What you have to do:
From the first line to the last, give the records again exactly.

Records supplied:
☆ ☆ ☆ ☆ ☆ ☆ ☆

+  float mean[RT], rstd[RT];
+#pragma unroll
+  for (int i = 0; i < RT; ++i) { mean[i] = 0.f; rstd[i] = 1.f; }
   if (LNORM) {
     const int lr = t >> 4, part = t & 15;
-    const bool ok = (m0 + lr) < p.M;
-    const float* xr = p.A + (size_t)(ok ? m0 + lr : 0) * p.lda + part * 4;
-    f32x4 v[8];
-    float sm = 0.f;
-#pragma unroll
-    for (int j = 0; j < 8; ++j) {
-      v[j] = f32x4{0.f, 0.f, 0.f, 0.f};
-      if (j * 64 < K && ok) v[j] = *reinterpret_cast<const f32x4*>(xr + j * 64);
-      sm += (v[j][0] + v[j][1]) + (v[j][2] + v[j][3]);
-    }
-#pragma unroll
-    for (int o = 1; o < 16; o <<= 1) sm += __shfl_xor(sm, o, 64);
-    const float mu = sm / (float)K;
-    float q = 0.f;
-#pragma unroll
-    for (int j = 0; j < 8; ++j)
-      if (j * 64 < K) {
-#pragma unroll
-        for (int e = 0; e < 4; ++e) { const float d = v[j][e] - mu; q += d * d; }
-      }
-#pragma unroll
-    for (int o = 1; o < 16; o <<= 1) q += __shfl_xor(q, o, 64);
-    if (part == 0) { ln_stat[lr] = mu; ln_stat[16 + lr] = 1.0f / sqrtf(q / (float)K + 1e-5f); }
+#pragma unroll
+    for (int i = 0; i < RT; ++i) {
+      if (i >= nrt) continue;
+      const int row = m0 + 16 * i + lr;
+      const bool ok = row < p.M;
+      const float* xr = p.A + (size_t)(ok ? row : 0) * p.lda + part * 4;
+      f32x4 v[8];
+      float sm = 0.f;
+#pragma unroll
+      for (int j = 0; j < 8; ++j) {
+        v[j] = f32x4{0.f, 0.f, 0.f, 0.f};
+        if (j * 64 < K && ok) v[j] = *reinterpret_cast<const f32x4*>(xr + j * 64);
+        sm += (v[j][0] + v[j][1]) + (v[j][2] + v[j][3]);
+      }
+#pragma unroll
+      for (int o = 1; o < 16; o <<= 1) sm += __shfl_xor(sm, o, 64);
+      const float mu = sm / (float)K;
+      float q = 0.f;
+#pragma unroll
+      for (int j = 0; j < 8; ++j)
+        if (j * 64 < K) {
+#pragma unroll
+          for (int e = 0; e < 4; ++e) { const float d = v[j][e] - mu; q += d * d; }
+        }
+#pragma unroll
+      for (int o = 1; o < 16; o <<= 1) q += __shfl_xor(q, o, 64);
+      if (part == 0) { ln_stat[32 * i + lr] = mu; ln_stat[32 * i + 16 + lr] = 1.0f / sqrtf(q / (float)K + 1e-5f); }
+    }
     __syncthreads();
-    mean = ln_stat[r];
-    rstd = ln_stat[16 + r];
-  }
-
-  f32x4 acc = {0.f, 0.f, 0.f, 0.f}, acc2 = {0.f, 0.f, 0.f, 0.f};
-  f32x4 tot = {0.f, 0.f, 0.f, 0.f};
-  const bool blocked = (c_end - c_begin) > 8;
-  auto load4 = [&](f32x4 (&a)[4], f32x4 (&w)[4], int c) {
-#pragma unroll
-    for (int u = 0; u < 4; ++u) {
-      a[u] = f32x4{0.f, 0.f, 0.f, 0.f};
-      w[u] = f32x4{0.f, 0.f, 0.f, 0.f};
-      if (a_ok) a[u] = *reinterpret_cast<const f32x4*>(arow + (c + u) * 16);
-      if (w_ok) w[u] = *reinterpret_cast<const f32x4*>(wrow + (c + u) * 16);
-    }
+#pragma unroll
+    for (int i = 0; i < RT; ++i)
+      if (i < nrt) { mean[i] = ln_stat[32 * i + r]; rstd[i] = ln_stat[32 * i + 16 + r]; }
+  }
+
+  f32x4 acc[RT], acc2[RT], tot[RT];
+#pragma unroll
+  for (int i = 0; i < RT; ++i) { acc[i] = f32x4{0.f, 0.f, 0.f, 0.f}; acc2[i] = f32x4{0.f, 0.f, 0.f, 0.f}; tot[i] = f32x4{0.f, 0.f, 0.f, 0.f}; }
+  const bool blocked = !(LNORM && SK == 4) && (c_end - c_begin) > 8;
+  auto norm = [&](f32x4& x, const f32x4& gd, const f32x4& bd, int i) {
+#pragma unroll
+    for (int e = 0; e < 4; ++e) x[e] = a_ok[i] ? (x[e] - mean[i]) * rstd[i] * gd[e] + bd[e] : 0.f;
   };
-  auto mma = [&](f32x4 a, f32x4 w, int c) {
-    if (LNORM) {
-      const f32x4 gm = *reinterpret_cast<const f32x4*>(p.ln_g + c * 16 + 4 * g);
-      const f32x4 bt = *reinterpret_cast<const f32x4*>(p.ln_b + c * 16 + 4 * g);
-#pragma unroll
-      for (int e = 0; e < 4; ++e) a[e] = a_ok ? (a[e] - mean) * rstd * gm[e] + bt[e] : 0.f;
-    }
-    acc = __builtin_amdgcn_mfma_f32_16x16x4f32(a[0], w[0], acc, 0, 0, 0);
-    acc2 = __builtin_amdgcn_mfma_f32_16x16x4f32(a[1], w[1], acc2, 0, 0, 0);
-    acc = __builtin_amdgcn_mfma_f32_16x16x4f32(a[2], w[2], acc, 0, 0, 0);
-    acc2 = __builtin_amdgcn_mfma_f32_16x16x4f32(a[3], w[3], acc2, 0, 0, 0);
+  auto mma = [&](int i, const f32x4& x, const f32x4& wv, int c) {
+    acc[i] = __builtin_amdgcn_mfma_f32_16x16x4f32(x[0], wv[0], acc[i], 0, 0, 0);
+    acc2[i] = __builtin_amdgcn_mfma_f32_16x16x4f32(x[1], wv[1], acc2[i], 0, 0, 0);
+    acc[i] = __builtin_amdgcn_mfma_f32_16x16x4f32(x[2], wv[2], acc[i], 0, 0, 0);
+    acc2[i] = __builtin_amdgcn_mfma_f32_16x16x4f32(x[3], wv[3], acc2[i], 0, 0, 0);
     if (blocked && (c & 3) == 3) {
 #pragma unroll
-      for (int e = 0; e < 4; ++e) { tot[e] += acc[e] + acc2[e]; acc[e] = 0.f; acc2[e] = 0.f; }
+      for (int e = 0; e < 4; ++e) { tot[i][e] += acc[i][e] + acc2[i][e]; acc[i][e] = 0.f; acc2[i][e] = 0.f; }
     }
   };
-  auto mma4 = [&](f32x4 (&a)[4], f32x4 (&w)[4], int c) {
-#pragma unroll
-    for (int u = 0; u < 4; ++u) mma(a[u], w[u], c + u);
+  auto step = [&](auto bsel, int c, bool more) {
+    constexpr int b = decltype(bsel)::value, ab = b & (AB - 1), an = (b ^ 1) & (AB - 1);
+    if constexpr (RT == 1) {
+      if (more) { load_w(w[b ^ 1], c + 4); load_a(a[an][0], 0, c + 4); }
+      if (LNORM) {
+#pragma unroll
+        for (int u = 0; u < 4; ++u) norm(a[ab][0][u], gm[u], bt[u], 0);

☆ ☆ ☆ ☆ ☆ ☆ ☆

Reply:
+  float mean[RT], rstd[RT];
+#pragma unroll
+  for (int i = 0; i < RT; ++i) { mean[i] = 0.f; rstd[i] = 1.f; }
   if (LNORM) {
     const int lr = t >> 4, part = t & 15;
-    const bool ok = (m0 + lr) < p.M;
-    const float* xr = p.A + (size_t)(ok ? m0 + lr : 0) * p.lda + part * 4;
-    f32x4 v[8];
-    float sm = 0.f;
-#pragma unroll
-    for (int j = 0; j < 8; ++j) {
-      v[j] = f32x4{0.f, 0.f, 0.f, 0.f};
-      if (j * 64 < K && ok) v[j] = *reinterpret_cast<const f32x4*>(xr + j * 64);
-      sm += (v[j][0] + v[j][1]) + (v[j][2] + v[j][3]);
-    }
-#pragma unroll
-    for (int o = 1; o < 16; o <<= 1) sm += __shfl_xor(sm, o, 64);
-    const float mu = sm / (float)K;
-    float q = 0.f;
-#pragma unroll
-    for (int j = 0; j < 8; ++j)
-      if (j * 64 < K) {
-#pragma unroll
-        for (int e = 0; e < 4; ++e) { const float d = v[j][e] - mu; q += d * d; }
-      }
-#pragma unroll
-    for (int o = 1; o < 16; o <<= 1) q += __shfl_xor(q, o, 64);
-    if (part == 0) { ln_stat[lr] = mu; ln_stat[16 + lr] = 1.0f / sqrtf(q / (float)K + 1e-5f); }
+#pragma unroll
+    for (int i = 0; i < RT; ++i) {
+      if (i >= nrt) continue;
+      const int row = m0 + 16 * i + lr;
+      const bool ok = row < p.M;
+      const float* xr = p.A + (size_t)(ok ? row : 0) * p.lda + part * 4;
+      f32x4 v[8];
+      float sm = 0.f;
+#pragma unroll
+      for (int j = 0; j < 8; ++j) {
+        v[j] = f32x4{0.f, 0.f, 0.f, 0.f};
+        if (j * 64 < K && ok) v[j] = *reinterpret_cast<const f32x4*>(xr + j * 64);
+        sm += (v[j][0] + v[j][1]) + (v[j][2] + v[j][3]);
+      }
+#pragma unroll
+      for (int o = 1; o < 16; o <<= 1) sm += __shfl_xor(sm, o, 64);
+      const float mu = sm / (float)K;
+      float q = 0.f;
+#pragma unroll
+      for (int j = 0; j < 8; ++j)
+        if (j * 64 < K) {
+#pragma unroll
+          for (int e = 0; e < 4; ++e) { const float d = v[j][e] - mu; q += d * d; }
+        }
+#pragma unroll
+      for (int o = 1; o < 16; o <<= 1) q += __shfl_xor(q, o, 64);
+      if (part == 0) { ln_stat[32 * i + lr] = mu; ln_stat[32 * i + 16 + lr] = 1.0f / sqrtf(q / (float)K + 1e-5f); }
+    }
     __syncthreads();
-    mean = ln_stat[r];
-    rstd = ln_stat[16 + r];
-  }
-
-  f32x4 acc = {0.f, 0.f, 0.f, 0.f}, acc2 = {0.f, 0.f, 0.f, 0.f};
-  f32x4 tot = {0.f, 0.f, 0.f, 0.f};
-  const bool blocked = (c_end - c_begin) > 8;
-  auto load4 = [&](f32x4 (&a)[4], f32x4 (&w)[4], int c) {
-#pragma unroll
-    for (int u = 0; u < 4; ++u) {
-      a[u] = f32x4{0.f, 0.f, 0.f, 0.f};
-      w[u] = f32x4{0.f, 0.f, 0.f, 0.f};
-      if (a_ok) a[u] = *reinterpret_cast<const f32x4*>(arow + (c + u) * 16);
-      if (w_ok) w[u] = *reinterpret_cast<const f32x4*>(wrow + (c + u) * 16);
-    }
+#pragma unroll
+    for (int i = 0; i < RT; ++i)
+      if (i < nrt) { mean[i] = ln_stat[32 * i + r]; rstd[i] = ln_stat[32 * i + 16 + r]; }
+  }
+
+  f32x4 acc[RT], acc2[RT], tot[RT];
+#pragma unroll
+  for (int i = 0; i < RT; ++i) { acc[i] = f32x4{0.f, 0.f, 0.f, 0.f}; acc2[i] = f32x4{0.f, 0.f, 0.f, 0.f}; tot[i] = f32x4{0.f, 0.f, 0.f, 0.f}; }
+  const bool blocked = !(LNORM && SK == 4) && (c_end - c_begin) > 8;
+  auto norm = [&](f32x4& x, const f32x4& gd, const f32x4& bd, int i) {
+#pragma unroll
+    for (int e = 0; e < 4; ++e) x[e] = a_ok[i] ? (x[e] - mean[i]) * rstd[i] * gd[e] + bd[e] : 0.f;
   };
-  auto mma = [&](f32x4 a, f32x4 w, int c) {
-    if (LNORM) {
-      const f32x4 gm = *reinterpret_cast<const f32x4*>(p.ln_g + c * 16 + 4 * g);
-      const f32x4 bt = *reinterpret_cast<const f32x4*>(p.ln_b + c * 16 + 4 * g);
-#pragma unroll
-      for (int e = 0; e < 4; ++e) a[e] = a_ok ? (a[e] - mean) * rstd * gm[e] + bt[e] : 0.f;
-    }
-    acc = __builtin_amdgcn_mfma_f32_16x16x4f32(a[0], w[0], acc, 0, 0, 0);
-    acc2 = __builtin_amdgcn_mfma_f32_16x16x4f32(a[1], w[1], acc2, 0, 0, 0);
-    acc = __builtin_amdgcn_mfma_f32_16x16x4f32(a[2], w[2], acc, 0, 0, 0);
-    acc2 = __builtin_amdgcn_mfma_f32_16x16x4f32(a[3], w[3], acc2, 0, 0, 0);
+  auto mma = [&](int i, const f32x4& x, const f32x4& wv, int c) {
+    acc[i] = __builtin_amdgcn_mfma_f32_16x16x4f32(x[0], wv[0], acc[i], 0, 0, 0);
+    acc2[i] = __builtin_amdgcn_mfma_f32_16x16x4f32(x[1], wv[1], acc2[i], 0, 0, 0);
+    acc[i] = __builtin_amdgcn_mfma_f32_16x16x4f32(x[2], wv[2], acc[i], 0, 0, 0);
+    acc2[i] = __builtin_amdgcn_mfma_f32_16x16x4f32(x[3], wv[3], acc2[i], 0, 0, 0);
     if (blocked && (c & 3) == 3) {
 #pragma unroll
-      for (int e = 0; e < 4; ++e) { tot[e] += acc[e] + acc2[e]; acc[e] = 0.f; acc2[e] = 0.f; }
+      for (int e = 0; e < 4; ++e) { tot[i][e] += acc[i][e] + acc2[i][e]; acc[i][e] = 0.f; acc2[i][e] = 0.f; }
     }
   };
-  auto mma4 = [&](f32x4 (&a)[4], f32x4 (&w)[4], int c) {
-#pragma unroll
-    for (int u = 0; u < 4; ++u) mma(a[u], w[u], c + u);
+  auto step = [&](auto bsel, int c, bool more) {
+    constexpr int b = decltype(bsel)::value, ab = b & (AB - 1), an = (b ^ 1) & (AB - 1);
+    if constexpr (RT == 1) {
+      if (more) { load_w(w[b ^ 1], c + 4); load_a(a[an][0], 0, c + 4); }
+      if (LNORM) {
+#pragma unroll
+        for (int u = 0; u < 4; ++u) norm(a[ab][0][u], gm[u], bt[u], 0);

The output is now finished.